In order to try and give some credence to the illusion that stability is increasing in Iraq under the IIG the US have had to retreat militarily yet again. They dropped their demand for the arrest of anti-US Shia leader Al Sadr and withdrew troops from the Shia holy city of Najaf. But immediately afterwards they revealed in one fell swoop how the US-led occupation will never bring genuine democracy to Iraq but will continue to mean escalating conflict and violence.
No sooner had the members of the IIG agreed to ‘disband’ their militias (which seems to effectively mean that the militias continue but are paid as part of the new Iraqi army) then all those militias that had not ‘disbanded’ were banned. US administrator Paul Bremner, then announced that militia members were banned from holding political office for three years after their militia disbanded. So on the one hand are members of the government who agreed to ‘disband’ their militias yesterday and on the other Al Sadr, who even if his Mahdi army were to disband today cannot contest elections in the next three years! The US had already turned Al Sadr from a leader with relatively little support to an icon of the resistance to US occupation. This latest move can only increase his support and dramatically fuel the flames of what is now a generalised national insurgency of the Iraqi people.
While there will be troughs and peaks in the resistance in Iraq, it is clear that it will continue while ‘coalition’ troops occupy Iraq. Even if at some point they don blue helmets it will not make them acceptable to the majority of Iraqis, particularly given UN responsibility for the sanctions regime.
The dreams of the neo-cons are in tatters. Far from the occupation Iraq giving US imperialism a supply of cheap oil, it has massively increased instability throughout the Middle East, which has already led to the highest oil prices in a decade. If, or rather when, the Saudi regime is overthrown US imperialism faces an oil crisis of nightmare proportions.
And instead of increasing the prestige of US imperialism the occupation of Iraq has undermined and weakened it. The Bush regime is desperate for an exit strategy from Iraq, but one which will maintain its strategic and economic interests in tact. But such a strategy does not exist.
There are no reliable forces in Iraq on which the US can base itself. In classic imperialist fashion it is attempting to lean on, and balance between, the self-appointed leaders of different ethnic and religious groups, but is incapable of meeting the aspirations of any of them. Nothing has been resolved on the constitution of a future Iraq. This is only increasing the possibility of a bloody civil war further down the road.
However, this is not the only possible future for Iraq. In the aftermath of the siege of Falluja Sunni and Shia forces united against the occupation. This shows the potential for a united movement of the Iraqi working-class and poor. Unfortunately, the programme of Al Sadr is in reality opposed to such a united movement, but is instead for the establishment of a right-wing theocratic Islamic state.

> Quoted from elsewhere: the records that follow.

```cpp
template <class CFG>
static int msm_enqueue_t(Context& Ctx, MsmSlot& C, const MsmBasis& basis, size_t offset, const u64* scalars_dev, size_t n, size_t k,
                         int mont, int curve, int flags) {
    typedef typename CFG::Base BF; typedef typename CFG::Scalar SF;
    hipStream_t s = C.stream;
    const bool wide = basis.wide_pts && basis.wide_c > 16 && basis.wide_c - 9 <= (int)PART2_MAXLOW && n >= msm_wide_min_n() && k <= 4 &&
                      (size_t)windows_of(basis.wide_c) * n <= ((size_t)1 << 26);
    static constexpr u32 SPREAD_MAX_NT = 256;
    const void* const tab_pts = wide ? basis.wide_pts : basis.pts;
    const int c = wide ? basis.wide_c : (basis.precomp_c ? basis.precomp_c : msm_pick_window(n));
    const bool glv = basis.glv && !wide && basis.precomp_c != 0;
    const int W = glv ? 2 * ((128 + c - 1) / c) : windows_of(c);
    const u32 nb = 1u << (c - 1);
    const int precomp = (wide || basis.precomp_c) ? 1 : 0;
    int S = (int)(n / 32768); if (S < 1) S = 1; if (S > 16) S = 16;
    { int want = (int)(512 / ((size_t)W * k)); if (want < 1) want = 1; if (S > want) S = want; }
    const size_t tab_stride = basis.stride ? basis.stride : basis.n;
    SortGeom g{n, nb, S, W, precomp, tab_stride, offset, basis.batch_stride};
    const size_t ngroups = precomp ? k : k * (size_t)W;
    const bool few_groups = ngroups <= 8;
    const bool quad_sum = !wide && precomp && few_groups;
    const bool spread = quad_sum && (flags & MSM_SPREAD_SCALARS) != 0;
    const int Sq = precomp ? W * S : S;
    const size_t nkeys = ngroups * nb;
    const size_t M = n * (size_t)W * k;
    const size_t cap = (size_t)Ctx.num_cus * 256 * 4;
    size_t room_sz = cap / 4;
    if (nkeys < cap / 2) room_sz = cap - cap / 16 - nkeys / 2;
    const u32 room = (u32)room_sz;
    const u32 kmin = 8;
    const KTab ktab = precomp ? task_length_table(nkeys, (u32)Ctx.num_cus) : KTab{};
    const size_t max_tasks = M / 4 + nkeys + 1;
    KH_REQUIRE(M < ((size_t)1 << 31) && (tab_stride * (size_t)(precomp ? W : 1) + basis.batch_stride * k) < ((size_t)1 << 31), "MSM too large for 31-bit entry indices (n=%zu k=%zu)", n, k);

    int rc;
    if ((rc = C.ws_digits.reserve(M * sizeof(int32_t)))) return rc;
    if ((rc = C.ws_hist.reserve(nkeys * Sq * sizeof(u32)))) return rc;
    if ((rc = C.ws_cnt.reserve((nkeys + 2) * sizeof(u32)))) return rc;
    if ((rc = C.ws_off.reserve((nkeys + 2) * sizeof(u32)))) return rc;
    if ((rc = C.ws_ntask.reserve((nkeys + 2) * sizeof(u32)))) return rc;
    if ((rc = C.ws_toff.reserve((nkeys + 2) * sizeof(u32)))) return rc;
    if ((rc = C.ws_entries.reserve((M + 1) * sizeof(u32)))) return rc;
    if ((rc = C.ws_partial.reserve(max_tasks * 128))) return rc;
    if ((rc = C.ws_handed.reserve((max_tasks + 2) * sizeof(u32)))) return rc;
    if ((rc = C.ws_buckets.reserve(nkeys * 128))) return rc;
    const size_t bigcap = nkeys + max_tasks / CHUNK + 2;
    if ((rc = C.ws_biglist.reserve((2 + 4 * bigcap) * sizeof(u32)))) return rc;
    if ((rc = C.ws_chunks.reserve(bigcap * 128))) return rc;
    if ((rc = C.ws_order.reserve((2 * (MAX_K + 1) + 3 * (nkeys + 2)) * sizeof(u32)))) return rc;
    WideGeom wg{};
    static constexpr u32 wide_og = 16, wide_acc_blocks = 3, wide_rlog = 4;
    static_assert((wide_og & (wide_og - 1)) == 0 && wide_og <= (1u << (17 - 9)) && wide_rlog >= 1 && wide_rlog + 2 <= 17 / 2, "wide-path constants");
    size_t wide_acc_lds = (Ctx.lds_per_cu / (wide_acc_blocks + 1) + 1024) & ~(size_t)1023;
    if (wide_acc_lds > Ctx.lds_per_block) wide_acc_lds = Ctx.lds_per_block & ~(size_t)1023;
    if (wide) {
        if ((rc = C.ws_xlist.reserve((3 * max_tasks + 8) * sizeof(u32)))) return rc;
        if ((rc = C.ws_handed.reserve((2 * max_tasks + 4) * sizeof(u32)))) return rc;
        wg.nb = nb; wg.lo = (u32)c / 2; wg.hi = (u32)(c - 1) - wg.lo; wg.rlog = wide_rlog;
        wg.flog = wg.lo > wg.rlog + 5 ? wg.lo - wg.rlog - 4 : 1;
        if ((rc = C.ws_b29.reserve(nkeys * B29_BYTES))) return rc;
        if ((rc = C.ws_a1.reserve(ngroups * 2 * (size_t)(nb >> wg.rlog) * B29_BYTES))) return rc;
        if ((rc = C.ws_l2.reserve(ngroups * 2 * (size_t)(nb >> (wg.rlog + wg.flog)) * B29_BYTES))) return rc;
        if ((rc = C.ws_a2.reserve(ngroups * 2 * ((size_t)1 << wg.lo) * 128))) return rc;
    }
    u32 m = 1;
    while (m < 16 && (ngroups * (size_t)nb) / m > 65536) m <<= 1;
    if (!precomp && m < 4) m = 4;
    if (nb < m) m = nb;
    const u32 nseg = nb / m;
    const u32 nblk1 = (nseg + SUM_BLK - 1) / SUM_BLK;
    const u32 planes = wide ? 3u : ((precomp && ngroups <= 4096 && c >= 7 && c <= 16) ? 3u : 0u);
    MargGeom mg{};
    if (planes) {
        const u32 bits = wide ? wg.lo : (u32)c - 1, f0 = (bits + 2) / 3, f1 = (bits - f0 + 1) / 2, f2 = bits - f0 - f1;
        mg.nb = wide ? 1u << wg.lo : nb; mg.sh[0] = 0; mg.wd[0] = f0; mg.sh[1] = f0; mg.wd[1] = f1; mg.sh[2] = f0 + f1; mg.wd[2] = f2;
    }
    const size_t tail_groups = wide ? 2 * ngroups : ngroups;
    const size_t nout = planes ? tail_groups * planes : ngroups;
    if ((rc = C.ws_seg.reserve(std::max(ngroups * (size_t)(nseg + nblk1), nout * (size_t)32) * 128))) return rc;
    if ((rc = C.ws_out.reserve(nout * 128))) return rc;
    if (C.pinned_cap < nout * 128) {
        if (C.pinned) (void)hipHostFree(C.pinned);
        C.pinned = nullptr; C.pinned_cap = 0;
        C.pinned_coherent = hipHostMalloc(&C.pinned, nout * 128 + 4096, hipHostMallocCoherent | hipHostMallocMapped) == hipSuccess;
        if (!C.pinned_coherent) { (void)hipGetLastError(); C.pinned = nullptr; KH_HIP(hipHostMalloc(&C.pinned, nout * 128 + 4096, hipHostMallocDefault)); }
        C.pinned_cap = nout * 128 + 4096;
    }
    if (Ctx.once("msm_attr")) {
        KH_HIP(hipFuncSetAttribute((const void*)k_hist, hipFuncAttributeMaxDynamicSharedMemorySize, 131072));
        KH_HIP(hipFuncSetAttribute((const void*)k_scatter, hipFuncAttributeMaxDynamicSharedMemorySize, 131072));
        KH_HIP(hipFuncSetAttribute((const void*)k_sort_fused, hipFuncAttributeMaxDynamicSharedMemorySize, 131072));
    }
    static const bool fused_off = env_flag("KH_NO_FUSED_SORT", false);
    static const unsigned long long fused_spin_ticks = 100ull * (unsigned long long)env_int("KH_FUSED_SPIN_US", 20000);
    FusedGeom fg{};
    bool fused = precomp && !wide && !fused_off && !Ctx.fused_disabled && k <= 4 && M < ((size_t)1 << 22) && nb >= 2048 && Ctx.num_cus >= 128;
    if (fused) {
        fg.n = (u32)n; fg.nb = nb; fg.W = (u32)W; fg.k = (u32)k; fg.bpg = (u32)std::min<size_t>(FUSED_G, FUSED_B / (2 * k)); fg.nkeys = (u32)nkeys;
        fg.split = 2; fg.sub = nb / fg.split;
        fg.room = room; fg.kmin = kmin; fg.ktab = ktab; fg.pt_stride = tab_stride; fg.pt_offset = offset; fg.pt_batch = basis.batch_stride;
        const size_t threads = (size_t)fg.bpg * k * fg.split * FUSED_T;
        fg.kpt = (u32)((nkeys + 1 + threads - 1) / threads);
        const size_t tot4 = (size_t)W * n / 4, chunk4 = (tot4 + fg.bpg - 1) / fg.bpg + 1;
        if (fg.kpt > (u32)FUSED_KPT || n < 4 || ((size_t)W * n) % 4 || chunk4 > (size_t)FUSED_V * FUSED_T || fg.sub > (u32)FUSED_C * FUSED_T) fused = false;
    }
// ... 14 lines not shown
            KH_HIP(hipMemsetAsync(C.ws_sync.p, 0, (2 + 2 * FUSED_B + 32 + 2) * sizeof(u32), s));
        }
        if (!C.host_abort) {
            void* hp = nullptr;
            KH_HIP(hipHostMalloc(&hp, 64, hipHostMallocCoherent | hipHostMallocMapped));
            C.host_abort = (volatile uint32_t*)hp; *C.host_abort = 0;
        }
    }
    if (spread && !C.spread_abort) {
        void* hp = nullptr;
        KH_HIP(hipHostMalloc(&hp, 64, hipHostMallocCoherent | hipHostMallocMapped));
        C.spread_abort = (volatile uint32_t*)hp; *C.spread_abort = 0;
    }
    static const bool flag_off = env_flag("KH_NO_DONE_FLAG", false);
    bool flag_on = !flag_off && (wide || planes) && !C.flag_unavailable && C.pinned_coherent;
    if (flag_on && !C.done_flag) {
        void* hp = nullptr;
        if (hipHostMalloc(&hp, 64, hipHostMallocCoherent | hipHostMallocMapped) != hipSuccess) {
            (void)hipGetLastError(); C.flag_unavailable = true; flag_on = false;
        } else {
            C.done_flag = (volatile uint32_t*)hp; *C.done_flag = 0; C.done_expect = 0;
            if ((rc = C.ws_done.reserve(64))) return rc;
            KH_HIP(hipMemsetAsync(C.ws_done.p, 0, 64, s));
        }
    }
    C.timer.begin(s);
    if (glv)
    hipLaunchKernelGGL((k_digits_glv<SF>), dim3((unsigned)((n + 255) / 256), (unsigned)k), dim3(256), 0, s,
                       scalars_dev, basis.inf, offset, basis.batch_stride, n, mont, c, W, C.ws_digits.as<int32_t>());
    else
    hipLaunchKernelGGL((k_digits<SF>), dim3((unsigned)((n + 255) / 256), (unsigned)k), dim3(256), 0, s,
                       scalars_dev, basis.inf, offset, basis.batch_stride, n, mont, c, W, C.ws_digits.as<int32_t>(), (size_t)0, n);
    C.timer.mark("digits", s);
    u32* len_hist = C.ws_order.as<u32>();
    u32* cursor = len_hist + (MAX_K + 1);
    u32* order = cursor + (MAX_K + 1);
    u32* rnt = order + (nkeys + 2);
    u32* roff = rnt + (nkeys + 2);
    if (fused) {
        order = nullptr; roff = C.ws_toff.as<u32>();
        u32* sy = C.ws_sync.as<u32>();
        hipLaunchKernelGGL(k_sort_fused, dim3(fg.bpg * fg.k * fg.split), dim3(FUSED_T), (size_t)fg.sub * sizeof(u32), s, C.ws_digits.as<int32_t>(), fg,
                           C.ws_hist.as<u32>(), C.ws_off.as<u32>(), C.ws_toff.as<u32>(), C.ws_entries.as<u32>(), C.ws_handed.as<u32>(),
                           C.ws_biglist.as<u32>(), sy, sy + 2, C.host_abort, fused_spin_ticks);
        C.timer.mark("sort", s);
    } else if (part) {
        const u32 tot_e = (u32)((size_t)W * n);
        const dim3 pgrid(part_nblk, (unsigned)k);
        hipLaunchKernelGGL(k_part_hist, pgrid, dim3(PART_T), 0, s, C.ws_digits.as<int32_t>(), tot_e, part_nblk, wide ? 0u : part_low, C.ws_hist.as<u32>());
        C.timer.mark("histogram", s);
        if ((rc = exclusive_scan_u32(C.ws_hist.as<u32>(), C.ws_cnt.as<u32>(), part_size + 1, C.ws_scan_tmp, s))) return rc;
        C.timer.mark("scan", s);
        if (wide) {
            hipLaunchKernelGGL(k_part2_scatter, pgrid, dim3(PART_T), 0, s, C.ws_digits.as<int32_t>(), tot_e, part_nblk, part_low, C.ws_cnt.as<u32>(), C.ws_mid.as<u32>(), C.ws_xlist.as<u32>(), C.ws_biglist.as<u32>());
            const WideTasks wt{room, kmin, (u32)nkeys, ktab};
            u32* const slist = C.ws_xlist.as<u32>() + 2 + 2 * max_tasks;
            u32* const ptot = C.ws_ntask.as<u32>();
            const u32 part2_stage = sort_staging_cell(0).load(), part2_maxpass = std::min<u32>(PART2_MAXPASS, sort_staging_cell(1).load());
            u32 stage_now = std::min<u32>(part2_stage, (131072u - (1u << PART2_MAXLOW)) / 4u);
            if (stage_now <= 2048u || (size_t)W * n / PART_P > (size_t)part2_maxpass * (stage_now - 1024u)) stage_now = 0;
            const u32 stage_words = std::max<u32>(stage_now, 3u << PART2_MAXLOW);
            const size_t part2_lds = (size_t)stage_words * 4 + (stage_now ? ((size_t)1 << PART2_MAXLOW) : 0);
            if (Ctx.once("part2_attr")) KH_HIP(hipFuncSetAttribute((const void*)k_part2_sort, hipFuncAttributeMaxDynamicSharedMemorySize, 131072));
            hipLaunchKernelGGL(k_part2_sort, dim3(PART_P, (unsigned)k), dim3(PART_T), part2_lds, s, C.ws_mid.as<u32>(), C.ws_cnt.as<u32>(), part_nblk, part_low, nb, tot_e, (u32)n,
                               tab_stride, offset, basis.batch_stride, (u32)(k - 1), part_size, wt, C.ws_off.as<u32>(), C.ws_entries.as<u32>(),
                               C.ws_toff.as<u32>(), order, ptot, C.ws_xlist.as<u32>(), slist, C.ws_b29.as<uint8_t>(), wide_og, stage_now, part2_maxpass, C.ws_biglist.as<u32>(), (u32)bigcap, WIDE_HOT_NT);
            hipLaunchKernelGGL(k_wide_fixup, dim3((unsigned)(nkeys / 256 + 1)), dim3(256), 0, s, C.ws_toff.as<u32>(), ptot, (u32)(k * PART_P), part_low, (u32)nkeys,
                               C.ws_handed.as<u32>(), C.ws_biglist.as<u32>());
        } else {
        hipLaunchKernelGGL(k_part_scatter, pgrid, dim3(PART_T), 0, s, C.ws_digits.as<int32_t>(), tot_e, (u32)n, part_nblk, C.ws_cnt.as<u32>(), C.ws_mid.as<u32>());
        hipLaunchKernelGGL(k_part_sort, dim3(PART_P, (unsigned)k), dim3(PART_T), 0, s, C.ws_mid.as<u32>(), C.ws_cnt.as<u32>(), part_nblk, nb,
                           tab_stride, offset, basis.batch_stride, (u32)(k - 1), C.ws_off.as<u32>(), C.ws_entries.as<u32>());
        }
        C.timer.mark("scatter", s);
    } else {
        size_t lds = (size_t)nb * sizeof(u32);
        dim3 sgrid((unsigned)S, (unsigned)W, (unsigned)k);
        hipLaunchKernelGGL(k_hist, sgrid, dim3(1024), lds, s, C.ws_digits.as<int32_t>(), g, C.ws_hist.as<u32>());
        hipLaunchKernelGGL(k_key_totals, dim3((unsigned)((nkeys + 1 + 255) / 256)), dim3(256), 0, s,
                           C.ws_hist.as<u32>(), nb, Sq, nkeys, C.ws_cnt.as<u32>());
        C.timer.mark("histogram", s);
        if ((rc = exclusive_scan_u32(C.ws_cnt.as<u32>(), C.ws_off.as<u32>(), nkeys + 1, C.ws_scan_tmp, s))) return rc;
        C.timer.mark("scan", s);
        hipLaunchKernelGGL(k_scatter, sgrid, dim3(1024), lds, s, C.ws_digits.as<int32_t>(), g, C.ws_hist.as<u32>(),
                           C.ws_off.as<u32>(), C.ws_entries.as<u32>());
        C.timer.mark("scatter", s);
    }
    if (!fused && !wide) {
        hipLaunchKernelGGL(k_task_reset, dim3(1), dim3(320), 0, s, len_hist, C.ws_biglist.as<u32>());
        hipLaunchKernelGGL(k_ntask, dim3((unsigned)((nkeys + 1 + 1023) / 1024)), dim3(1024), 0, s, C.ws_off.as<u32>(), nkeys, room, kmin, ktab, C.ws_ntask.as<u32>(), len_hist, C.ws_handed.as<u32>());
        if ((rc = exclusive_scan_u32(C.ws_ntask.as<u32>(), C.ws_toff.as<u32>(), nkeys + 1, C.ws_scan_tmp, s))) return rc;
        if (M >= ((size_t)1 << 22)) {
            hipLaunchKernelGGL(k_len_starts, dim3(1), dim3(320), 0, s, len_hist, cursor);
            hipLaunchKernelGGL(k_len_rank, dim3((unsigned)((nkeys + 1 + 1023) / 1024)), dim3(1024), 0, s, C.ws_off.as<u32>(), C.ws_ntask.as<u32>(), nkeys, cursor, order, rnt);
            if ((rc = exclusive_scan_u32(rnt, roff, nkeys + 1, C.ws_scan_tmp, s))) return rc;
        } else {
            order = nullptr; roff = C.ws_toff.as<u32>();
        }
        C.timer.mark("tasks", s);
    }
    const u32* abort_dev = fused ? C.ws_sync.as<u32>() + 2 + 2 * FUSED_B + 32 : nullptr;
    const dim3 agrid((unsigned)((max_tasks + 255) / 256));
    const u32 acc_prio = (flags & MSM_LATENCY) ? 1u : 0u;
    uint8_t* const b29 = wide ? C.ws_b29.as<uint8_t>() : nullptr;
    if (wide) {
        const dim3 wgrid((unsigned)(nkeys / 256));
        auto kern = k_acc_wide29<BF>;
        if (C.timer.enabled && C.timer.created) {
            hipExtLaunchKernelGGL(kern, wgrid, dim3(256), wide_acc_lds, s, C.timer.k0, C.timer.k1, 0, C.ws_entries.as<u32>(), C.ws_off.as<u32>(), C.ws_toff.as<u32>(), order, (u32)nkeys,
                                  (const uint8_t*)tab_pts, C.ws_partial.as<uint8_t>(), b29, part_low, C.ws_handed.as<u32>());
            C.timer.kname = "k_acc_wide29";
        } else
        hipLaunchKernelGGL(kern, wgrid, dim3(256), wide_acc_lds, s, C.ws_entries.as<u32>(), C.ws_off.as<u32>(), C.ws_toff.as<u32>(), order, (u32)nkeys,
                           (const uint8_t*)tab_pts, C.ws_partial.as<uint8_t>(), b29, part_low, C.ws_handed.as<u32>());
        const unsigned xgrid = M / nkeys >= 64 ? 2048u : WIDE_XB;
        hipLaunchKernelGGL((k_acc_wide_rest<BF>), dim3(xgrid), dim3(256), 0, s, C.ws_entries.as<u32>(), C.ws_off.as<u32>(), C.ws_toff.as<u32>(), C.ws_xlist.as<u32>(),
                           C.ws_handed.as<u32>(), (const uint8_t*)tab_pts, C.ws_partial.as<uint8_t>(), b29, part_low);
    } else {
        auto kern = k_accumulate29<BF>;
        if (C.timer.enabled && C.timer.created) {
            hipExtLaunchKernelGGL(kern, agrid, dim3(256), 0, s, C.timer.k0, C.timer.k1, 0,
// ... 287 lines not shown
```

Socialists must support the building of workers’ organisations in Iraq that can unite across the religious and ethnic divides, and of democratic multi-ethnic defence forces. Capitalism offers no democratic way out of the nightmare in Iraq. That is why the movement against the occupation should fight for an Iraq-wide government of the workers and urban and rural poor that could introduce break with imperialism and capitalism and introduce a democratic and socialist programme.